Schliesslich kam der 24. März 2023. Nach einer Mountainbike-Tour und Besuch am Abend fühlt sich Hilliges so schlecht wie noch nie. Er hatte pochende Kopfschmerzen und kalter Schweiss. «Es fühlte sich an, als würde mein ganzes System abstürzen», sagt er zum «Tages-Anzeiger».

Inzwischen ist er krankgeschrieben. Bei Sohn und Vater wurde die Myalgische Enzephalomyelitis/das Chronische Fatigue-Syndrom (ME/CFS) diagnostiziert. Dabei handelt es sich um eine Erkrankung, die oft die Folge von Pfeifferschen Drüsenfiebers, einer Grippe oder eben von Long Covid ist.

Unterstützung von aussen gebe es kaum, sagt Ehefrau Amy, die ihr Pensum als Texterin in einem Techunternehmen reduziert hat und nun fast nur noch von zu Hause aus arbeitet.

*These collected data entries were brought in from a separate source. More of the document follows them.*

@@ -108,6 +107,45 @@
         }
     }
 
+    __device__ __forceinline__ void twisted_values(uint64_t board, int perm, uint32_t (&pk)[(NC + 3) / 4]) const
+    {
+        const int pi = perm + 1;
+        typedef uint32_t u32v4 __attribute__((ext_vector_type(4)));
+        const u32v4 sr = *(const __attribute__((address_space(3))) u32v4 *)(L + O_SRC + pi * 16);
+        const uint32_t srw[4] = {sr[0], sr[1], sr[2], sr[3]};
+        const uint32_t tb = O_VMAP + (uint32_t)pi * 256u;
+        uint32_t v[NC];
+#pragma unroll
+        for (int c = 0; c < NC; ++c) {
+            const uint32_t src = (srw[c >> 2] >> (8 * (c & 3))) & 0xffu;
+            v[c] = L[tb + c * 16 + nib(board, (int)src)];
+        }
+#pragma unroll
+        for (int q = 0; q < (NC + 3) / 4; ++q) pk[q] = 0u;
+#pragma unroll
+        for (int c = 0; c < NC; ++c) pk[c >> 2] |= v[c] << (8 * (c & 3));
+    }
+    __device__ __forceinline__ uint32_t onehot_addr4(uint32_t vals) const
+    {
+        static_assert(O_OH == 0, "the bytes are LDS addresses");
+        const uint32_t p = vals ^ (hh ? 0x08080808u : 0u);
+        const uint32_t m = p & 0x08080808u;
+        return (p & ~(m - (m >> 3))) << 4;
+    }
+    __device__ __forceinline__ void onehots_own(uint64_t board, int perm, OneHots &oh) const
+    {
+        uint32_t pk[(NC + 3) / 4];
+        twisted_values(board, perm, pk);
+#pragma unroll
+        for (int q = 0; q < (NC + 3) / 4; ++q) {
+            const auto sw = __builtin_amdgcn_permlane32_swap(pk[q], pk[q], false, false);
+            const uint32_t a0 = onehot_addr4(sw[0]), a1 = onehot_addr4(sw[1]);
+#pragma unroll
+            for (int b = 0; b < 4; ++b)
+                if (4 * q + b < NC) { oh.a0[4 * q + b] = (a0 >> (8 * b)) & 0xffu; oh.a1[4 * q + b] = (a1 >> (8 * b)) & 0xffu; }
+        }
+    }
+
     __device__ __forceinline__ void act_perm(int perm, float (&lg)[4]) const
     {
         typedef __attribute__((address_space(3))) const uint32_t lu1;
diff --git a/twisterl_amd/csrc/tw_engine16x2.hpp b/twisterl_amd/csrc/tw_engine16x2.hpp
--- a/twisterl_amd/csrc/tw_engine16x2.hpp
+++ b/twisterl_amd/csrc/tw_engine16x2.hpp
@@ -103,6 +103,35 @@
             w[c >> 2] |= (uint32_t)L[tb + c * 16 + nib(board, (int)src)] << (8 * (c & 3));
         }
     }
+    __device__ __forceinline__ void onehots_own(uint64_t board, int perm, OneHots &oh) const
+    {
+        static_assert(O_OH == 0, "the bytes are LDS addresses");
+        const int pi = perm + 1;
+        typedef uint32_t u32v4 __attribute__((ext_vector_type(4)));
+        const u32v4 sr = *(const __attribute__((address_space(3))) u32v4 *)(L + O_SRC + pi * 16);
+        const uint32_t srw[4] = {sr[0], sr[1], sr[2], sr[3]};
+        const uint32_t tb = O_VMAP + (uint32_t)pi * 256u;
+        uint32_t v[NC], pk[(NC + 3) / 4];
+#pragma unroll
+        for (int c = 0; c < NC; ++c) {
+            const uint32_t src = (srw[c >> 2] >> (8 * (c & 3))) & 0xffu;
+            v[c] = L[tb + c * 16 + nib(board, (int)src)];
+        }
+#pragma unroll
+        for (int q = 0; q < (NC + 3) / 4; ++q) pk[q] = 0u;
+#pragma unroll
+        for (int c = 0; c < NC; ++c) pk[c >> 2] |= v[c] << (8 * (c & 3));
+        auto addr4 = [&](uint32_t vals) {
+            const uint32_t p = vals ^ (hh ? 0x08080808u : 0u);
+            const uint32_t m = p & 0x08080808u;
+            return (p & ~(m - (m >> 3))) << 4;
+        };
+#pragma unroll
+        for (int q = 0; q < (NC + 3) / 4; ++q) {
+            const auto sw = __builtin_amdgcn_permlane32_swap(pk[q], pk[q], false, false);
+            oh.a0[q] = addr4(sw[0]); oh.a1[q] = addr4(sw[1]);
+        }
+    }
     __device__ __forceinline__ h16x8 ldoh(const uint32_t (&w)[(NC + 3) / 4], int c) const
     {
         return ld8(O_OH + ((w[c >> 2] >> (8 * (c & 3))) & 0xffu));
diff --git a/twisterl_amd/csrc/tw_rollout.hip b/twisterl_amd/csrc/tw_rollout.hip
--- a/twisterl_amd/csrc/tw_rollout.hip
+++ b/twisterl_amd/csrc/tw_rollout.hip
@@ -171,18 +171,31 @@
     TW_STAMP(q_loop);
     TW_STAMP_VARS(n_fwd = 0);
 
+    constexpr bool ONE_DRAW = NW == 8;
+    auto seed_here = [&]() {
+        uint32_t lo = (uint32_t)a.seed, hi = (uint32_t)(a.seed >> 32);
+        asm volatile("" : "+s"(lo), "+s"(hi));
+        return ((uint64_t)hi << 32) | lo;
+    };
+    auto draw_perm = [&](uint32_t e, int tt) {
+        const u32x4 w = rng_draw(seed_here(), a.episode_offset + (uint64_t)e, (uint32_t)tt, STREAM_PERM);
+        return (int)u32_below(w.x, (uint32_t)eng.pol.n_perms);
+    };
+    int perm_next = -1;
+    if constexpr (ONE_DRAW) { if (eng.pol.n_perms > 0) perm_next = draw_perm(e_local, 0); }
+
     while (__syncthreads_or(alive ? 1 : 0)) {
         TW_STAMP_COUNT(n_fwd, 1);
+        if constexpr (!PERSIST) asm volatile("" : "+v"(e_local));
         int perm = -1;
-        if (eng.pol.n_perms > 0) {
-            const u32x4 w = rng_draw(a.seed, a.episode_offset + (uint64_t)e_local, (uint32_t)t, STREAM_PERM);
-            perm = (int)u32_below(w.x, (uint32_t)eng.pol.n_perms);
-        }
+        if constexpr (ONE_DRAW) perm = perm_next;
+        else if (eng.pol.n_perms > 0) perm = draw_perm(e_local, t);
         int rowoff[NC];
         eng.rows_of(board, env.n_cells, perm, rowoff);
 
         float lg[4]; float value;
         eng.forward(rowoff, lg, value);
+        if constexpr (!PERSIST) asm volatile("" : "+v"(e_local));
 
         PuzzleLane st; st.board = board; st.depth = depth;
         { const int z = blank_cell(board); st.zx = z % env.width; st.zy = z / env.width; }
@@ -191,10 +204,17 @@
 #pragma unroll
         for (int i = 0; i < 4; ++i) lg[i] = ((mb >> i) & 1u) ? lg[i] : -1e10f;
         const float rew = puzzle_reward(st, env);
-        const u32x4 gw = rng_draw(a.seed, a.episode_offset + (uint64_t)e_local, (uint32_t)t, STREAM_GUMBEL);
         int action;
-        if constexpr (NW == 8) action = gumbel_argmax4_halves(lg, gw, h != 0);
-        else action = gumbel_argmax4(lg, gw);
+        if constexpr (ONE_DRAW) {
+            const u32x4 w = rng_draw(seed_here(), a.episode_offset + (uint64_t)e_local, (uint32_t)(h ? t : t + 1), h ? STREAM_GUMBEL : STREAM_PERM);
+            const auto sx = __builtin_amdgcn_permlane32_swap(w.x, w.x, false, false);
+            const auto sy = __builtin_amdgcn_permlane32_swap(w.y, w.y, false, false);
+            perm_next = eng.pol.n_perms > 0 ? (int)u32_below(sx[0], (uint32_t)eng.pol.n_perms) : -1;
+            action = gumbel_argmax4_halves(lg, u32x4{sx[1], sy[1], w.z, w.w}, h != 0);
+        } else {
+            const u32x4 gw = rng_draw(seed_here(), a.episode_offset + (uint64_t)e_local, (uint32_t)t, STREAM_GUMBEL);
+            action = gumbel_argmax4(lg, gw);
+        }
         if (alive) {
             if (writer) {
                 const uint64_t rec = (uint64_t)e_local * (uint64_t)a.out.t_pad + (uint64_t)t;
@@ -223,6 +243,7 @@
                     const uint4 ib = a.init_boards[got];
                     e_local = ib.z; board = ((uint64_t)ib.y << 32) | ib.x; depth = env.depth0;
                     alive = true; t = 0;
+                    if constexpr (ONE_DRAW) { if (eng.pol.n_perms > 0) perm_next = draw_perm(e_local, 0); }
                 } else more = false;
             }
         }
diff --git a/twisterl_amd/csrc/tw_rollout16.hip b/twisterl_amd/csrc/tw_rollout16.hip
--- a/twisterl_amd/csrc/tw_rollout16.hip
+++ b/twisterl_amd/csrc/tw_rollout16.hip
@@ -16,63 +16,45 @@
     eng.begin1(a.pol, lds16);
 
     const PuzzleConsts env = a.env;
-    const int j = eng.j, hh = eng.hh;
-    uint64_t   e_own  = (uint64_t)blockIdx.x * Eng::EPB + (uint64_t)(eng.wave * 64 + hh * 32 + j);
-    const bool v_own  = e_own < a.num_episodes;
-    uint64_t   eg_own = a.episode_offset + e_own;
-
-    auto from_board = [&](uint64_t b) {
-        PuzzleLane s; s.board = b;
-        const int z = blank_cell(b);
-        s.zx = z % env.width; s.zy = z / env.width; s.depth = env.depth0;
-        return s;
+    const int hh = eng.hh;
+    uint32_t   e_q = 0;
+    auto first_episode = [&]() -> uint64_t {
+        uint32_t e_lane = (uint32_t)(eng.wave * 64 + eng.lane);
+        asm volatile("" : "+v"(e_lane));
+        return (uint64_t)blockIdx.x * Eng::EPB + e_lane;
     };
-    PuzzleLane own;
-    own.board = env.ident; own.zx = 0; own.zy = 0; own.depth = 0;
-    if (v_own) {
-        if constexpr (PERSIST) {
-            const uint4 ib = a.init_boards[e_own];
-            e_own = ib.z; eg_own = a.episode_offset + e_own;
-            own = from_board(((uint64_t)ib.y << 32) | ib.x);
-        } else puzzle_reset(own, env, a.seed, eg_own);
-    }
-    PuzzleLane st0, st1;
-    {
-        PuzzleLane oth;
-        oth.board = ((uint64_t)(uint32_t)__shfl_xor((int)(uint32_t)(own.board >> 32), 32, 64) << 32) |
-                    (uint64_t)(uint32_t)__shfl_xor((int)(uint32_t)own.board, 32, 64);
-        oth.zx = __shfl_xor(own.zx, 32, 64); oth.zy = __shfl_xor(own.zy, 32, 64); oth.depth = __shfl_xor(own.depth, 32, 64);
-        st0 = hh ? oth : own; st1 = hh ? own : oth;
-    }
-    const bool v_oth = __shfl_xor(v_own ? 1 : 0, 32, 64) != 0;
-    bool alive0 = hh ? v_oth : v_own, alive1 = hh ? v_own : v_oth;
+    const bool v_own  = first_episode() < a.num_episodes;
+    auto episode = [&]() -> uint64_t {
+        if constexpr (PERSIST) return (uint64_t)e_q;
+        else return first_episode();
+    };
+
+    uint64_t board = env.ident;
+    if constexpr (PERSIST) {
+        if (v_own) {
+            const uint4 ib = a.init_boards[first_episode()];
+            e_q = ib.z; board = ((uint64_t)ib.y << 32) | ib.x;
+        }
+    } else {
+        PuzzleLane s0; puzzle_reset(s0, env, a.seed, a.episode_offset + episode()); board = s0.board;
+    }
+    bool     alive = v_own;
     int      t = 0;
-    uint32_t len_own = 0;
     float    out_max = 0.0f;
-    uint64_t rec_base = e_own * (uint64_t)a.out.t_pad;
     bool     more = PERSIST;
-
-    uint32_t obs_base[4];
-    obs_base_words(env.n_cells, obs_base);
-    float bh[5];
-#pragma unroll
-    for (int i = 0; i < 5; ++i) bh[i] = a.pol.bh16[i];
 
     eng.begin2();
     TW_STAMP_VARS(t_prev = __builtin_readcyclecounter());
-    while (__syncthreads_or((alive0 || alive1) ? 1 : 0)) {
+    while (__syncthreads_or(alive ? 1 : 0)) {
         TW_STAMP(t_top);
         TW_STAMP_ADD(eng.st[7], t_prev, t_top);
         int perm_own = -1;
         if (eng.pol.n_perms > 0) {
-            const u32x4 w = rng_draw(a.seed, eg_own, (uint32_t)t, STREAM_PERM);
+            const u32x4 w = rng_draw(a.seed, a.episode_offset + episode(), (uint32_t)t, STREAM_PERM);
             perm_own = (int)u32_below(w.x, (uint32_t)eng.pol.n_perms);
         }
-        const int perm_oth = __shfl_xor(perm_own, 32, 64);
-        const int perm0 = hh ? perm_oth : perm_own, perm1 = hh ? perm_own : perm_oth;
         typename Eng::OneHots oh;
-        eng.onehots(st0.board, perm0, oh.a0);
-        eng.onehots(st1.board, perm1, oh.a1);
+        eng.onehots_own(board, perm_own, oh);
 
         TW_STAMP_USE(oh.a0[0]); TW_STAMP_USE(oh.a1[0]);
         TW_STAMP(t_fw);
@@ -81,6 +63,13 @@
         eng.forward(oh, out0, out1);
         TW_STAMP(t_po);
 
+        float bh[5];
+        {
+            typedef __attribute__((address_space(3))) const float lds_cf;
+            const f32x4 b4 = *(__attribute__((address_space(3))) const f32x4 *)(eng.L + Eng::O_BH);
+            bh[0] = b4[0]; bh[1] = b4[1]; bh[2] = b4[2]; bh[3] = b4[3];
+            bh[4] = *(lds_cf *)(eng.L + Eng::O_BH + 16);
+        }
         float lg[4];
 #pragma unroll
         for (int i = 0; i < 4; ++i) lg[i] = (hh ? out1[i] : out0[i]) * Eng::OUT_SCALE + bh[i];
@@ -90,9 +79,10 @@
             for (int i = 0; i < 4; ++i) out_max = __builtin_elementwise_maximum(out_max, __builtin_fabsf(lg[i]));
             out_max = __builtin_elementwise_maximum(out_max, __builtin_fabsf(value));
         }
+        const uint64_t e_own = episode(), eg_own = a.episode_offset + e_own;
         PuzzleLane mine;
-        mine.board = hh ? st1.board : st0.board; mine.zx = hh ? st1.zx : st0.zx; mine.zy = hh ? st1.zy : st0.zy;
-        mine.depth = hh ? st1.depth : st0.depth;
+        mine.board = board; mine.depth = env.depth0 > t ? env.depth0 - t : 0;
+        { const int z = blank_cell(board); mine.zx = z % env.width; mine.zy = z / env.width; }
         eng.act_perm(perm_own, lg);
         const uint32_t mb = puzzle_maskbits(mine, env);
 #pragma unroll
@@ -100,43 +90,30 @@
         const float rew = puzzle_reward(mine, env);
         const u32x4 gw = rng_draw(a.seed, eg_own, (uint32_t)t, STREAM_GUMBEL);
         const int act_own = gumbel_argmax4(lg, gw);
-        const bool alive_own = hh ? alive1 : alive0;
-        if (alive_own) {
-            uint32_t pk[4];
-            obs_bytes(mine.board, obs_base, pk);
-            store_rec(a.out.rec + rec_base + (uint64_t)t, pk, lg, value, rew, act_own, perm_own);
-        }
-        const int act_oth = __shfl_xor(act_own, 32, 64);
-        const int act0 = hh ? act_oth : act_own, act1 = hh ? act_own : act_oth;
+        if (alive) {
+            uint32_t obs_base[4], pk[4];
+            obs_base_words(env.n_cells, obs_base);
+            obs_bytes(board, obs_base, pk);
+            store_rec(a.out.rec + e_own * (uint64_t)a.out.t_pad + (uint64_t)t, pk, lg, value, rew, act_own, perm_own);
+        }
         {
-            const bool fin0 = puzzle_final(st0, env), fin1 = puzzle_final(st1, env);
-            PuzzleLane n0 = st0, n1 = st1;
-            puzzle_step(n0, env, act0); puzzle_step(n1, env, act1);
-            const bool go0 = alive0 && !fin0, go1 = alive1 && !fin1;
-            st0.board = go0 ? n0.board : st0.board; st0.zx = go0 ? n0.zx : st0.zx; st0.zy = go0 ? n0.zy : st0.zy; st0.depth = go0 ? n0.depth : st0.depth;
-            st1.board = go1 ? n1.board : st1.board; st1.zx = go1 ? n1.zx : st1.zx; st1.zy = go1 ? n1.zy : st1.zy; st1.depth = go1 ? n1.depth : st1.depth;
-            const bool died_own = hh ? (alive1 && fin1) : (alive0 && fin0);
-            len_own = died_own ? (uint32_t)t + 1u : len_own;
-            alive0 = go0; alive1 = go1;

Kai machte seit den Sommerferien 2023 grosse Fortschritte. So kann er hin und wieder mit dem Rollstuhl in die Schule gehen, um dort seine Schulkameraden wiederzusehen.

Vater Otmar Hilliges geht es anders. Bei ihm gehe es immer weiter abwärts. Die Hoffnung habe er aber nicht verloren. Es überrasche ihn, wie psychisch stabil er nach wie vor sei. «Meinen inneren Antrieb habe ich nicht verloren», sagt er.